Hi keith, yes we did have a good time, sad bit is we had to come back. :lol: 

The £550 is just the fuel, tolls were about £200. I have very roughly divided the euro by 3 and multiplied by two to get GBP.

Car hire from Europcar at perpignan was £438 for 9 days and the site was about £400 for 14 nights.

Car hire is a bit of a con, you get quoted one price over the phone, get the bus into Perpignan, (about 10 miles 1.20 Euro's) walk to the station and find that the excess is 750E's so you pay another 5E's per day to bring it down to 150E's next you find there is no windscreen cover, so thats more money. :evil: 

Carrefour was selling a reasonable fizzy wine 11% proof for 50cents a bottle, so not everthing is dear. :lol: we came back with just under 100 bottles of various wines. 8) 

Olley


----------



## geraldandannie (Jun 4, 2006)

olley said:


> we came back with just under 100 bottles of various wines. 8)

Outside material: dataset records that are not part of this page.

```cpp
TextureLayout layout_textures(const RtTexture* tex, uint32_t n) {
    TextureLayout l;
    if (n > (uint32_t)RT_MAX_TEXTURES) { l.error = "more than RT_MAX_TEXTURES textures"; return l; }
    l.info.assign(std::max(n, 1u), make_uint4(0u, 1u, 1u, 0u));
    size_t total = 0;
    for (uint32_t i = 0; i < n; i++) {
        if (!tex[i].rgba8 || tex[i].width == 0 || tex[i].height == 0) { l.error = "texture " + std::to_string(i) + " is empty"; return l; }
        if ((uint64_t)tex[i].width * tex[i].height > (1ull << 28) || total + (size_t)tex[i].width * tex[i].height > 0xffffffffull) { l.error = "textures too large"; return l; }
        l.info[i] = make_uint4((uint32_t)total, tex[i].width, tex[i].height, 0u);
        total += (size_t)tex[i].width * tex[i].height;
    }
    l.texels.assign(std::max<size_t>(total, 1), 0u);
    for (uint32_t i = 0; i < n; i++) memcpy(&l.texels[l.info[i].x], tex[i].rgba8, (size_t)tex[i].width * tex[i].height * 4);
    return l;
}

MapLayout layout_maps(const SceneSources& src, uint32_t texCount) {
    MapLayout l;
    const uint32_t n = (uint32_t)src.objMat.size();
    auto bound = [&](int32_t index) { return index >= 0 && (uint32_t)index < texCount; };
    l.objAlpha.assign(std::max(n, 1u), RT_OBJALPHA_NONE);
    for (uint32_t i = 0; i < n; i++) {
        if (src.objMat[i] >= src.mats.size()) continue;
        const RayMaterial& m = src.mats[src.objMat[i]];
        if (bound(m.metalnessIndex)) l.mapFlags |= RT_MAP_METALNESS;
        if (bound(m.bumpIndex)) l.mapFlags |= RT_MAP_BUMP;
        if (bound(m.alphaIndex)) { l.mapFlags |= RT_MAP_ALPHA; l.objAlpha[i] = (uint32_t)m.alphaIndex | (src.objSampler[i] == 1u ? RT_OBJALPHA_CLAMP : 0u); }
    }
    return l;
}

EmitterLayout layout_emitters(const SceneSources& src, const std::vector<RootInfo>& rootOf, uint32_t texCount) {
    const EmitterLayout none;
    EmitterLayout l;
    if (src.mats.empty()) return none;
    auto emissive = [&](uint32_t m) { return m < src.mats.size() && !(src.mats[m].emissionStrength == 0.f); };
    for (const RayMaterial& m : src.mats)
        for (int k = 0; k < 3; k++)
            if (!std::isfinite(m.emissionColor[k] * m.emissionStrength)) return none;
    for (size_t i = 0; i < src.sphereMat.size() && i < 32; i++)
        if (emissive(src.sphereMat[i])) l.sphereMask |= 1u << i;
    for (size_t i = 32; i < src.sphereMat.size(); i++)
        if (emissive(src.sphereMat[i])) return none;
    for (size_t i = 0; i < src.objMat.size(); i++) {
        if (!emissive(src.objMat[i])) continue;
        { const int32_t ai = src.mats[src.objMat[i]].alphaIndex; if (ai >= 0 && (uint32_t)ai < texCount) return none; }
        const RootInfo& r = rootOf[src.objRoot[i]];
        if (r.triTotal == 0xffffffffu || l.tris.size() + r.triTotal > (size_t)RT_EMIT_MAX_TRIS) return none;
        for (uint32_t t = 0; t < r.triTotal; t++) l.tris.push_back(make_uint2((uint32_t)i, r.triFirst + t));
    }
    l.mode = 1;
    return l;
}
```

At last - an RV begins to make sense to me :wink:

Gerald


----------



## 88927 (May 10, 2005)

Hi Olley
Only 100 bottles??? I guess you will need to go again in February then mate :lol: :lol: :lol: 
Of course an RV makes sense Gerald, the carrying capacity is just one plus point :wink: :wink: 

Keith


----------



## olley (May 1, 2005)

Hi Gerald, can their be a better reason? :lol:


----------



## 100769 (Aug 29, 2006)

Olley,

Judging by the rotation of the pic - you have already started on the 100 bottles ??

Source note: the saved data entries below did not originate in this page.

@@ -4015,27 +4104,6 @@
                 for (u32 b = 0; b < kPassBatchesMax; ++b)
                     if (cc[b]) atomicAdd(&gain[((size_t)b * n_pad + g) * kGainSparseStride], cc[b]);
             }
-        }
-    }
-}
-__global__ __launch_bounds__(256) void long_rows_kernel(const u32* __restrict__ sslot, const u32* __restrict__ n_d, const u32* __restrict__ cnt,
-                                                        u32 row_stride, u32 n_b, LongRows lr) {
-    __builtin_amdgcn_s_setprio(3);
-    const u32 nd64 = n_d[2], ns = n_d[1], lane = lane_id();
-    for (u32 sr0 = (blockIdx.x * 256u + threadIdx.x) & ~63u; sr0 < ns; sr0 += gridDim.x * 256u) {
-        const u32 sr = sr0 + lane;
-        uint2 e = make_uint2(0u, 0u);
-        if (sr < ns) e = reinterpret_cast<const uint2*>(sslot)[sr];
-        const bool lng = (e.y & kLongFlag) != 0u;
-        if (!__ballot(lng)) continue;
-        for (u32 b = 0; b < n_b; ++b) {
-            const bool in = lng && cnt[(size_t)b * row_stride + nd64 + sr] != 0u;
-            const u64 bal = __ballot(in);
-            if (!bal) continue;
-            u32 base = 0;
-            if (lane == 0u) base = atomicAdd(&lr.nlrow[b * kCtrStride], (u32)__popcll(bal));
-            base = (u32)__shfl((int)base, 0);
-            if (in) lr.lrow[(size_t)b * lr.lrow_stride + base + (u32)__popcll(bal & lanemask_lt())] = make_uint2(e.x, sr);
         }
     }
 }
@@ -5022,8 +5090,37 @@
     if (n == 0) return;
     hipLaunchKernelGGL(pass_hist_kernel, dim3(cdiv(n, 256)), dim3(256), 0, st, pair_q, pb, cnt, row_stride);
 }
+#ifdef SKX_EXPERIMENTS
+static std::atomic<unsigned long long> g_gain_launches[2];
+void gain_dense_launches(unsigned long long* out, bool reset) {
+    for (int i = 0; i < 2; ++i) { out[i] = g_gain_launches[i].load(); if (reset) g_gain_launches[i] = 0; }
+}
+#endif
+bool gain_dense_by_bits() {
+#ifdef SKX_EXPERIMENTS
+    static const int mfma = env_int("SKX_GAIN_MFMA", 1);
+    return mfma == 0;
+#else
+    return false;
+#endif
+}
+size_t gain_operand_bytes(u32 words_cap) { return (size_t)2 * words_cap * kGopWordBytes; }
 void launch_gain_dense(hipStream_t st, const u64* m_bits, const u64* m_int, u32 n_pad, const u32* n_d, u32 rows_bound, const u32* cnt, u32 row_stride,
-                       u32 n_b, u32* gain, const u32* segw, const u32* grp_sp) {
+                       u32 n_b, u32* gain, const u32* segw, const u32* grp_sp, const GainOperand* op) {
+    if (op && op->frag && !m_int && !gain_dense_by_bits() && n_b <= kPassBatchesMax && cdiv(rows_bound, 64) <= op->words_cap && rows_bound <= (1u << 22)) {
+        const u32 words = std::max(1u, cdiv(rows_bound, 64));
+#ifdef SKX_EXPERIMENTS
+        g_gain_launches[0] += 1;
+#endif
+        hipLaunchKernelGGL(gain_operand_kernel, dim3(cdiv(words, 4)), dim3(256), 0, st, n_d, cnt, row_stride, n_b, reinterpret_cast<v4i*>(op->frag), op->pairs,
+                           op->words_cap);
+        hipLaunchKernelGGL(gain_dense_mfma_kernel, dim3(n_pad / 64), dim3(256), 0, st, m_bits, n_pad, n_d, reinterpret_cast<const v4i*>(op->frag), op->pairs,
+                           op->words_cap, words, n_b, gain, segw, grp_sp);
+        return;
+    }
+#ifdef SKX_EXPERIMENTS
+    g_gain_launches[1] += 1;
+#endif
     const dim3 grid(n_pad / 256, std::max(1u, cdiv(cdiv(rows_bound, 64), kGainWords)));
 #define SKX_GAIN(NB) hipLaunchKernelGGL(gain_dense_kernel<NB>, grid, dim3(256), 0, st, m_bits, m_int, n_pad, n_d, cnt, row_stride, gain, segw, grp_sp)
     switch (n_b) {
@@ -5077,9 +5174,6 @@
 void launch_mlong_build(hipStream_t st, const u32* lslot, u32 n_long, const u32* off, const u32* cnt, const u32* post, u64* mlong, u32 n_gw) {
     if (n_long == 0) return;
     hipLaunchKernelGGL(mlong_build_kernel, dim3(cdiv(n_long, 4)), dim3(256), 0, st, lslot, n_long, off, cnt, post, mlong, n_gw);
-}
-void launch_long_rows(hipStream_t st, const u32* sslot, const u32* n_d, u32 rows_bound, const u32* cnt, u32 row_stride, u32 n_b, const LongRows& lr) {
-    hipLaunchKernelGGL(long_rows_kernel, dim3(std::max(1u, std::min(cdiv(rows_bound, 256), (u32)env_int("SKX_G_LONGROWS", 1024)))), dim3(256), 0, st, sslot, n_d, cnt, row_stride, n_b, lr);
 }
 void launch_gain_long(hipStream_t st, const LongRows& lr, const RareIndex& ri, const u32* n_d, const u32* cnt, u32 row_stride, u32 n_b, u32 n_pad,
                       u32* gain_l, u32 walk_scale) {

Very interesting figures - thanks for that - sorry must be a bit thick this morning but why the car hire?

Keith


----------



## olley (May 1, 2005)

Hi keith I don't think the most ardent RVer would claim they are suitable for sightseeing around town. Devil of a job getting into those underground car parks. :lol: 

We would normally tow the micra but the wife is getting alot of hot flushes, and it hasn't got aircon. so I decided to hire when we got there.

Olley


----------



## Tmax (Aug 5, 2006)

*French tolls etc.*

Hi, Interesting to see different routes people choose to travel from Calais to Perpignan. I live just south of Perpignan and travel back to the UK a couple of times each year either by car or camper. 
There is a cheaper route than going round Paris and avoids the heavy traffic. Calais to Abbeville , Rouen, Evreux, Dreux, Chartres, Orleans,Vierzon Then you have a choice of Clermont Ferrand and Millau which can be hard driving if one is fully loaded, alternatively one can continue from Vierzon via Chateauroux,Limoges,Brive, Cahors,Montauban, Toulouse,Narbonne,Perpignan. I prefer this route as it is not as busy and the road south of Rouen is now either Autoroute or dual carriageway and long stretches are free from tolls. I am sure a lot of readers are familiar with this route but it may be of assistance to those who haven't tried it as yet.

Regards Tom

Toujours a vacance


----------



## 89338 (May 20, 2005)

Olley

Interesting post. I have not long been back went to the south coast. Total millage 1850 cost incl fuel , ferry ( norfolk line ) and tolls around 1100 pounds. Alas we are on petrol. 30' long C class. Tolls as you said class 3 however got done once on way back when charged at a higher rate :evil: did not notice until driving off.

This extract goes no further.